Le rapport mentionne que le propriétaire du véhicule, soit Madame [O], a accepté de céder son véhicule à PACIFICA.
A considérer que le tribunal soit saisi d’une demande d’indemnisation des préjudices matériels subis par le véhicule C , pris en charge par l’assureur du véhicule A, la SA PACIFICA ne justifie par aucune pièce de cette cession ni de son coût, le rapport communiqué n’étant pas une preuve suffisante.
Pour l’ensemble de ces motifs, elle sera déboutée de toutes ses demandes.
Sur la demande de dommages et intérêts
L’octroi de dommages et intérêts pour résistance abusive nécessite la preuve que la personne en cause a résisté à la demande de mauvaise foi, dans l’intention de nuire ou avec une légèreté blâmable assimilable au dol.
En l’espèce, la SA PACIFICA, qui succombe en son action, ne rapporte pas la preuve d’un tel comportement de la part de la SAS BENZ AUTO 13, de sorte qu’elle sera déboutée de sa demande de ce chef.
Sur les autres demandes
Conformément à l’article 696 du code de procédure civile, la SA PACIFICA, partie succombante, sera condamnée aux entiers dépens de la présente procédure.
Pour ce même motif, elle sera déboutée de sa demande au titre de l’article 700 du code de procédure civile.
Enfin, il convient de rappeler que la présente décision est de plein droit exécutoire par provision, en vertu des articles 514 et suivants du code de procédure civile.
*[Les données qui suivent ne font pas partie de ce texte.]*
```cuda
extern "C" int adp_conv_gemm(const adp_conv_gemm_args* args, adp_stream_t stream) {
  using namespace adp;
  ADP_CHECK(args != nullptr, "adp_conv_gemm: null args");
  const adp_conv_gemm_args& a = *args;
  ADP_CHECK(a.a && a.w && a.out, "adp_conv_gemm: null a/w/out");
  ADP_CHECK(a.B > 0 && a.T > 0, "adp_conv_gemm: bad B=%d T=%d", a.B, a.T);
  ADP_CHECK(a.c_in >= 16 && a.c_in % 16 == 0, "adp_conv_gemm: c_in=%d must be a multiple of 16",
            a.c_in);
  ADP_CHECK(a.lda % 8 == 0 && a.ldo % 8 == 0 && a.k_total % 8 == 0 && a.lda >= a.c_in,
            "adp_conv_gemm: pitches lda=%d ldo=%d k_total=%d must be multiples of 8", a.lda, a.ldo,
            a.k_total);
  ADP_CHECK(a.n_valid > 0 && a.n_valid % 8 == 0 && a.n_valid <= a.n_pad && a.n_pad % 16 == 0,
            "adp_conv_gemm: n_valid=%d n_pad=%d", a.n_valid, a.n_pad);
  ADP_CHECK(a.phases >= 1, "adp_conv_gemm: phases=%d", a.phases);
  ADP_CHECK(a.ld_gate % 4 == 0, "adp_conv_gemm: ld_gate=%d must be a multiple of 4", a.ld_gate);
  if (a.up_factor > 1) {
    ADP_CHECK(a.phases == a.up_factor, "adp_conv_gemm: phases (%d) != up_factor (%d)", a.phases,
              a.up_factor);
    ADP_CHECK(a.k_total >= 2 * a.c_in, "adp_conv_gemm: upsample weights need 2 tap slots");
  } else {
    ADP_CHECK(a.ntaps >= 1 && a.ntaps <= 3 && a.phases == 1, "adp_conv_gemm: ntaps=%d phases=%d",
              a.ntaps, a.phases);
    ADP_CHECK(a.k_total >= a.ntaps * a.c_in, "adp_conv_gemm: k_total too small");
    for (int i = 1; i < a.ntaps; ++i)
      ADP_CHECK(a.tap_off[i] == a.tap_off[i - 1] + 1,
                "adp_conv_gemm: tap offsets must be consecutive and ascending");
  }
  if (a.out_fp32) {
    ADP_CHECK(!a.residual && !a.stats, "adp_conv_gemm: out_fp32 excludes residual/stats");
  }
  if (a.gn_stats) {
    ADP_CHECK(a.c_in <= 1024, "adp_conv_gemm: fused GroupNorm supports c_in <= 1024");
    ADP_CHECK(a.gn_gamma && a.gn_beta && a.gn_groups > 0 && a.c_in % a.gn_groups == 0 && a.lda == a.c_in,
              "adp_conv_gemm: fused GroupNorm needs gamma/beta, groups | c_in and a dense input");
  }
  if (a.stats) {
    ADP_CHECK(a.groups > 0 && a.groups <= kMaxGroups && a.n_valid % a.groups == 0,
              "adp_conv_gemm: groups=%d n_valid=%d (fused statistics handle <= %d groups)",
              a.groups, a.n_valid, kMaxGroups);
  }
  int bn = a.block_n;
  if (bn == 0) {
    const long m_tiles = (long)a.B * ((a.T + kBM - 1) / kBM);
    const int k_per_tile = (a.up_factor > 1 ? 2 : a.ntaps) * a.c_in;
    const int widest = !a.gn_stats && k_per_tile <= 1024 ? 64 : 128;
    bn = 16;
    for (int cand = widest; cand >= 16; cand >>= 1) {
      if (a.n_pad % cand) continue;
      const long tiles = m_tiles * (a.phases * a.n_pad / cand);
      if (tiles >= 96 || cand <= 64) { bn = cand; break; }
    }
  }
  ADP_CHECK(a.n_pad % bn == 0, "adp_conv_gemm: N tile %d does not divide n_pad %d", bn, a.n_pad);
  cudaStream_t s = as_stream(stream);
  if (a.c_in % 64 == 0) return dispatch_bn2<128>(a, bn, s);
  if (a.c_in % 32 == 0) return dispatch_bn2<64>(a, bn, s);
  return dispatch_bn2<32>(a, bn, s);
}
```

### audio_diffusion_pytorch_b200/csrc/ptx.cuh

```cuda
#pragma once
#include <cuda.h>
#include <cuda_bf16.h>
#include <cuda_runtime.h>
#include <stdint.h>

namespace adp {

__device__ __forceinline__ uint32_t smem_u32(const void* p) {
  return static_cast<uint32_t>(__cvta_generic_to_shared(p));
}

__device__ __forceinline__ int warp_id_uniform() {
  return __shfl_sync(0xffffffffu, static_cast<int>(threadIdx.x >> 5), 0);
}
__device__ __forceinline__ bool elect_one() {
  uint32_t pred;
  asm volatile(
      "{\n\t.reg .pred p;\n\t"
      "elect.sync _|p, 0xffffffff;\n\t"
      "selp.u32 %0, 1, 0, p;\n\t}"
      : "=r"(pred));
  return pred != 0;
}

__device__ __forceinline__ void mbar_init(uint64_t* bar, uint32_t count) {
  asm volatile("mbarrier.init.shared::cta.b64 [%0], %1;" ::"r"(smem_u32(bar)), "r"(count));
}
__device__ __forceinline__ void fence_mbar_init() {
  asm volatile("fence.mbarrier_init.release.cluster;" ::: "memory");
}
__device__ __forceinline__ void fence_proxy_async_smem() {
  asm volatile("fence.proxy.async.shared::cta;" ::: "memory");
}
__device__ __forceinline__ void mbar_arrive_expect_tx(uint64_t* bar, uint32_t bytes) {
  asm volatile("mbarrier.arrive.expect_tx.shared::cta.b64 _, [%0], %1;" ::"r"(smem_u32(bar)),
               "r"(bytes)
               : "memory");
}
__device__ __forceinline__ void mbar_arrive(uint64_t* bar) {
  asm volatile("mbarrier.arrive.shared::cta.b64 _, [%0];" ::"r"(smem_u32(bar)) : "memory");
}
__device__ __forceinline__ bool mbar_try_wait(uint64_t* bar, uint32_t parity) {
  uint32_t ok;
  asm volatile(
      "{\n\t.reg .pred p;\n\t"
      "mbarrier.try_wait.parity.shared::cta.b64 p, [%1], %2;\n\t"
      "selp.u32 %0, 1, 0, p;\n\t}"
      : "=r"(ok)
      : "r"(smem_u32(bar)), "r"(parity)
      : "memory");
  return ok != 0;
}
static __device__ __noinline__ void mbar_wait_slow(uint64_t* bar, uint32_t parity) {
  uint32_t spins = 0;
  while (!mbar_try_wait(bar, parity)) {
    if (++spins > (1u << 24)) __trap();
  }
}
__device__ __forceinline__ void mbar_wait(uint64_t* bar, uint32_t parity) {
  if (mbar_try_wait(bar, parity)) return;
  mbar_wait_slow(bar, parity);
}

__device__ __forceinline__ void tma_prefetch_desc(const CUtensorMap* m) {
  asm volatile("prefetch.tensormap [%0];" ::"l"(reinterpret_cast<uint64_t>(m)) : "memory");
}
__device__ __forceinline__ void tma_load_2d(void* smem_dst, const CUtensorMap* m, uint64_t* bar,
                                            int c0, int c1) {
  asm volatile(
      "cp.async.bulk.tensor.2d.shared::cluster.global.mbarrier::complete_tx::bytes"
      " [%0], [%1, {%3, %4}], [%2];" ::"r"(smem_u32(smem_dst)),
      "l"(reinterpret_cast<uint64_t>(m)), "r"(smem_u32(bar)), "r"(c0), "r"(c1)
      : "memory");
}
__device__ __forceinline__ void tma_load_3d(void* smem_dst, const CUtensorMap* m, uint64_t* bar,
                                            int c0, int c1, int c2) {
  asm volatile(
      "cp.async.bulk.tensor.3d.shared::cluster.global.mbarrier::complete_tx::bytes"
      " [%0], [%1, {%3, %4, %5}], [%2];" ::"r"(smem_u32(smem_dst)),
      "l"(reinterpret_cast<uint64_t>(m)), "r"(smem_u32(bar)), "r"(c0), "r"(c1), "r"(c2)
      : "memory");
}
__device__ __forceinline__ void tma_load_4d(void* smem_dst, const CUtensorMap* m, uint64_t* bar,
                                            int c0, int c1, int c2, int c3) {
  asm volatile(
      "cp.async.bulk.tensor.4d.shared::cluster.global.mbarrier::complete_tx::bytes"
      " [%0], [%1, {%3, %4, %5, %6}], [%2];" ::"r"(smem_u32(smem_dst)),
      "l"(reinterpret_cast<uint64_t>(m)), "r"(smem_u32(bar)), "r"(c0), "r"(c1), "r"(c2), "r"(c3)
      : "memory");
}

__device__ __forceinline__ void wgmma_fence() {
  asm volatile("wgmma.fence.sync.aligned;" ::: "memory");
}
__device__ __forceinline__ void wgmma_commit() {
  asm volatile("wgmma.commit_group.sync.aligned;" ::: "memory");
}
template <int N>
__device__ __forceinline__ void wgmma_wait() {
  asm volatile("wgmma.wait_group.sync.aligned %0;" ::"n"(N) : "memory");
}
template <int R>
__device__ __forceinline__ void acc_fence(float (&d)[R]) {
#pragma unroll
  for (int i = 0; i < R; ++i) asm volatile("" : "+f"(d[i])::"memory");
}

template <int N> struct Wgmma;
template <> struct Wgmma<16> {
  template <int TA, int TB>
  static __device__ __forceinline__ void ss(float (&d)[8], uint64_t a, uint64_t b, uint32_t acc) {
    asm volatile(
        "{\n\t.reg .pred p;\n\tsetp.ne.b32 p, %10, 0;\n\t"
        "wgmma.mma_async.sync.aligned.m64n16k16.f32.bf16.bf16 {%0, %1, %2, %3, %4, %5, %6, %7}, %8, %9, p, 1, 1, %11, %12;\n\t}"
        : "+f"(d[0]), "+f"(d[1]), "+f"(d[2]), "+f"(d[3]), "+f"(d[4]), "+f"(d[5]), "+f"(d[6]), "+f"(d[7])
        : "l"(a), "l"(b), "r"(acc), "n"(TA), "n"(TB));
  }
};
template <> struct Wgmma<32> {
  template <int TA, int TB>
  static __device__ __forceinline__ void ss(float (&d)[16], uint64_t a, uint64_t b, uint32_t acc) {
    asm volatile(
        "{\n\t.reg .pred p;\n\tsetp.ne.b32 p, %18, 0;\n\t"
        "wgmma.mma_async.sync.aligned.m64n32k16.f32.bf16.bf16 {%0, %1, %2, %3, %4, %5, %6, %7, %8, %9, %10, %11, %12, %13, %14, %15}, %16, %17, p, 1, 1, %19, %20;\n\t}"
        : "+f"(d[0]), "+f"(d[1]), "+f"(d[2]), "+f"(d[3]), "+f"(d[4]), "+f"(d[5]), "+f"(d[6]), "+f"(d[7]), "+f"(d[8]), "+f"(d[9]), "+f"(d[10]), "+f"(d[11]), "+f"(d[12]), "+f"(d[13]), "+f"(d[14]), "+f"(d[15])
        : "l"(a), "l"(b), "r"(acc), "n"(TA), "n"(TB));
  }
  template <int TB>
  static __device__ __forceinline__ void rs(float (&d)[16], const uint32_t (&a)[4], uint64_t b, uint32_t acc) {
    asm volatile(
        "{\n\t.reg .pred p;\n\tsetp.ne.b32 p, %21, 0;\n\t"
        "wgmma.mma_async.sync.aligned.m64n32k16.f32.bf16.bf16 {%0, %1, %2, %3, %4, %5, %6, %7, %8, %9, %10, %11, %12, %13, %14, %15}, {%16, %17, %18, %19}, %20, p, 1, 1, %22;\n\t}"
        : "+f"(d[0]), "+f"(d[1]), "+f"(d[2]), "+f"(d[3]), "+f"(d[4]), "+f"(d[5]), "+f"(d[6]), "+f"(d[7]), "+f"(d[8]), "+f"(d[9]), "+f"(d[10]), "+f"(d[11]), "+f"(d[12]), "+f"(d[13]), "+f"(d[14]), "+f"(d[15])
        : "r"(a[0]), "r"(a[1]), "r"(a[2]), "r"(a[3]), "l"(b), "r"(acc), "n"(TB));
  }
};
template <> struct Wgmma<64> {
  template <int TA, int TB>
  static __device__ __forceinline__ void ss(float (&d)[32], uint64_t a, uint64_t b, uint32_t acc) {
    asm volatile(
        "{\n\t.reg .pred p;\n\tsetp.ne.b32 p, %34, 0;\n\t"
        "wgmma.mma_async.sync.aligned.m64n64k16.f32.bf16.bf16 {%0, %1, %2, %3, %4, %5, %6, %7, %8, %9, %10, %11, %12, %13, %14, %15, %16, %17, %18, %19, %20, %21, %22, %23, %24, %25, %26, %27, %28, %29, %30, %31}, %32, %33, p, 1, 1, %35, %36;\n\t}"
        : "+f"(d[0]), "+f"(d[1]), "+f"(d[2]), "+f"(d[3]), "+f"(d[4]), "+f"(d[5]), "+f"(d[6]), "+f"(d[7]), "+f"(d[8]), "+f"(d[9]), "+f"(d[10]), "+f"(d[11]), "+f"(d[12]), "+f"(d[13]), "+f"(d[14]), "+f"(d[15]), "+f"(d[16]), "+f"(d[17]), "+f"(d[18]), "+f"(d[19]), "+f"(d[20]), "+f"(d[21]), "+f"(d[22]), "+f"(d[23]), "+f"(d[24]), "+f"(d[25]), "+f"(d[26]), "+f"(d[27]), "+f"(d[28]), "+f"(d[29]), "+f"(d[30]), "+f"(d[31])
        : "l"(a), "l"(b), "r"(acc), "n"(TA), "n"(TB));
  }
  template <int TB>
  static __device__ __forceinline__ void rs(float (&d)[32], const uint32_t (&a)[4], uint64_t b, uint32_t acc) {
    asm volatile(
        "{\n\t.reg .pred p;\n\tsetp.ne.b32 p, %37, 0;\n\t"
        "wgmma.mma_async.sync.aligned.m64n64k16.f32.bf16.bf16 {%0, %1, %2, %3, %4, %5, %6, %7, %8, %9, %10, %11, %12, %13, %14, %15, %16, %17, %18, %19, %20, %21, %22, %23, %24, %25, %26, %27, %28, %29, %30, %31}, {%32, %33, %34, %35}, %36, p, 1, 1, %38;\n\t}"
        : "+f"(d[0]), "+f"(d[1]), "+f"(d[2]), "+f"(d[3]), "+f"(d[4]), "+f"(d[5]), "+f"(d[6]), "+f"(d[7]), "+f"(d[8]), "+f"(d[9]), "+f"(d[10]), "+f"(d[11]), "+f"(d[12]), "+f"(d[13]), "+f"(d[14]), "+f"(d[15]), "+f"(d[16]), "+f"(d[17]), "+f"(d[18]), "+f"(d[19]), "+f"(d[20]), "+f"(d[21]), "+f"(d[22]), "+f"(d[23]), "+f"(d[24]), "+f"(d[25]), "+f"(d[26]), "+f"(d[27]), "+f"(d[28]), "+f"(d[29]), "+f"(d[30]), "+f"(d[31])
        : "r"(a[0]), "r"(a[1]), "r"(a[2]), "r"(a[3]), "l"(b), "r"(acc), "n"(TB));
  }
};
template <> struct Wgmma<128> {
  template <int TA, int TB>
  static __device__ __forceinline__ void ss(float (&d)[64], uint64_t a, uint64_t b, uint32_t acc) {
    asm volatile(
        "{\n\t.reg .pred p;\n\tsetp.ne.b32 p, %66, 0;\n\t"
        "wgmma.mma_async.sync.aligned.m64n128k16.f32.bf16.bf16 {%0, %1, %2, %3, %4, %5, %6, %7, %8, %9, %10, %11, %12, %13, %14, %15, %16, %17, %18, %19, %20, %21, %22, %23, %24, %25, %26, %27, %28, %29, %30, %31, %32, %33, %34, %35, %36, %37, %38, %39, %40, %41, %42, %43, %44, %45, %46, %47, %48, %49, %50, %51, %52, %53, %54, %55, %56, %57, %58, %59, %60, %61, %62, %63}, %64, %65, p, 1, 1, %67, %68;\n\t}"
        : "+f"(d[0]), "+f"(d[1]), "+f"(d[2]), "+f"(d[3]), "+f"(d[4]), "+f"(d[5]), "+f"(d[6]), "+f"(d[7]), "+f"(d[8]), "+f"(d[9]), "+f"(d[10]), "+f"(d[11]), "+f"(d[12]), "+f"(d[13]), "+f"(d[14]), "+f"(d[15]), "+f"(d[16]), "+f"(d[17]), "+f"(d[18]), "+f"(d[19]), "+f"(d[20]), "+f"(d[21]), "+f"(d[22]), "+f"(d[23]), "+f"(d[24]), "+f"(d[25]), "+f"(d[26]), "+f"(d[27]), "+f"(d[28]), "+f"(d[29]), "+f"(d[30]), "+f"(d[31]), "+f"(d[32]), "+f"(d[33]), "+f"(d[34]), "+f"(d[35]), "+f"(d[36]), "+f"(d[37]), "+f"(d[38]), "+f"(d[39]), "+f"(d[40]), "+f"(d[41]), "+f"(d[42]), "+f"(d[43]), "+f"(d[44]), "+f"(d[45]), "+f"(d[46]), "+f"(d[47]), "+f"(d[48]), "+f"(d[49]), "+f"(d[50]), "+f"(d[51]), "+f"(d[52]), "+f"(d[53]), "+f"(d[54]), "+f"(d[55]), "+f"(d[56]), "+f"(d[57]), "+f"(d[58]), "+f"(d[59]), "+f"(d[60]), "+f"(d[61]), "+f"(d[62]), "+f"(d[63])
        : "l"(a), "l"(b), "r"(acc), "n"(TA), "n"(TB));
  }
  template <int TB>
  static __device__ __forceinline__ void rs(float (&d)[64], const uint32_t (&a)[4], uint64_t b, uint32_t acc) {
    asm volatile(
        "{\n\t.reg .pred p;\n\tsetp.ne.b32 p, %69, 0;\n\t"
        "wgmma.mma_async.sync.aligned.m64n128k16.f32.bf16.bf16 {%0, %1, %2, %3, %4, %5, %6, %7, %8, %9, %10, %11, %12, %13, %14, %15, %16, %17, %18, %19, %20, %21, %22, %23, %24, %25, %26, %27, %28, %29, %30, %31, %32, %33, %34, %35, %36, %37, %38, %39, %40, %41, %42, %43, %44, %45, %46, %47, %48, %49, %50, %51, %52, %53, %54, %55, %56, %57, %58, %59, %60, %61, %62, %63}, {%64, %65, %66, %67}, %68, p, 1, 1, %70;\n\t}"
        : "+f"(d[0]), "+f"(d[1]), "+f"(d[2]), "+f"(d[3]), "+f"(d[4]), "+f"(d[5]), "+f"(d[6]), "+f"(d[7]), "+f"(d[8]), "+f"(d[9]), "+f"(d[10]), "+f"(d[11]), "+f"(d[12]), "+f"(d[13]), "+f"(d[14]), "+f"(d[15]), "+f"(d[16]), "+f"(d[17]), "+f"(d[18]), "+f"(d[19]), "+f"(d[20]), "+f"(d[21]), "+f"(d[22]), "+f"(d[23]), "+f"(d[24]), "+f"(d[25]), "+f"(d[26]), "+f"(d[27]), "+f"(d[28]), "+f"(d[29]), "+f"(d[30]), "+f"(d[31]), "+f"(d[32]), "+f"(d[33]), "+f"(d[34]), "+f"(d[35]), "+f"(d[36]), "+f"(d[37]), "+f"(d[38]), "+f"(d[39]), "+f"(d[40]), "+f"(d[41]), "+f"(d[42]), "+f"(d[43]), "+f"(d[44]), "+f"(d[45]), "+f"(d[46]), "+f"(d[47]), "+f"(d[48]), "+f"(d[49]), "+f"(d[50]), "+f"(d[51]), "+f"(d[52]), "+f"(d[53]), "+f"(d[54]), "+f"(d[55]), "+f"(d[56]), "+f"(d[57]), "+f"(d[58]), "+f"(d[59]), "+f"(d[60]), "+f"(d[61]), "+f"(d[62]), "+f"(d[63])
        : "r"(a[0]), "r"(a[1]), "r"(a[2]), "r"(a[3]), "l"(b), "r"(acc), "n"(TB));
  }
};
// ... 116 lines not shown
```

Aucun motif n’impose de l’écarter ni de la limiter, d’autant que, compatible avec la nature de l’affaire, elle est nécessaire compte tenu de l’ancienneté des faits.
PAR CES MOTIFS
LE TRIBUNAL,
Statuant par mise à disposition au greffe, par jugement réputé contradictoire, en matière civile ordinaire, en premier ressort, après en avoir délibéré conformément à la loi,
Déboute la SA PACIFICA de toutes ses demandes, y compris au titre des frais irrépétibles et dépens,
Condamne la SA PACIFICA aux entiers dépens,
Rappelle que la présente décision bénéficie de l’exécution provisoire de droit.
AINSI JUGÉ ET PRONONCÉ PAR MISE À DISPOSITION AU GREFFE DE LA DEUXIÈME CHAMBRE DU TRIBUNAL JUDICIAIRE DE MARSEILLE LE SEPT FEVRIER DEUX MILLE VINGT CINQ.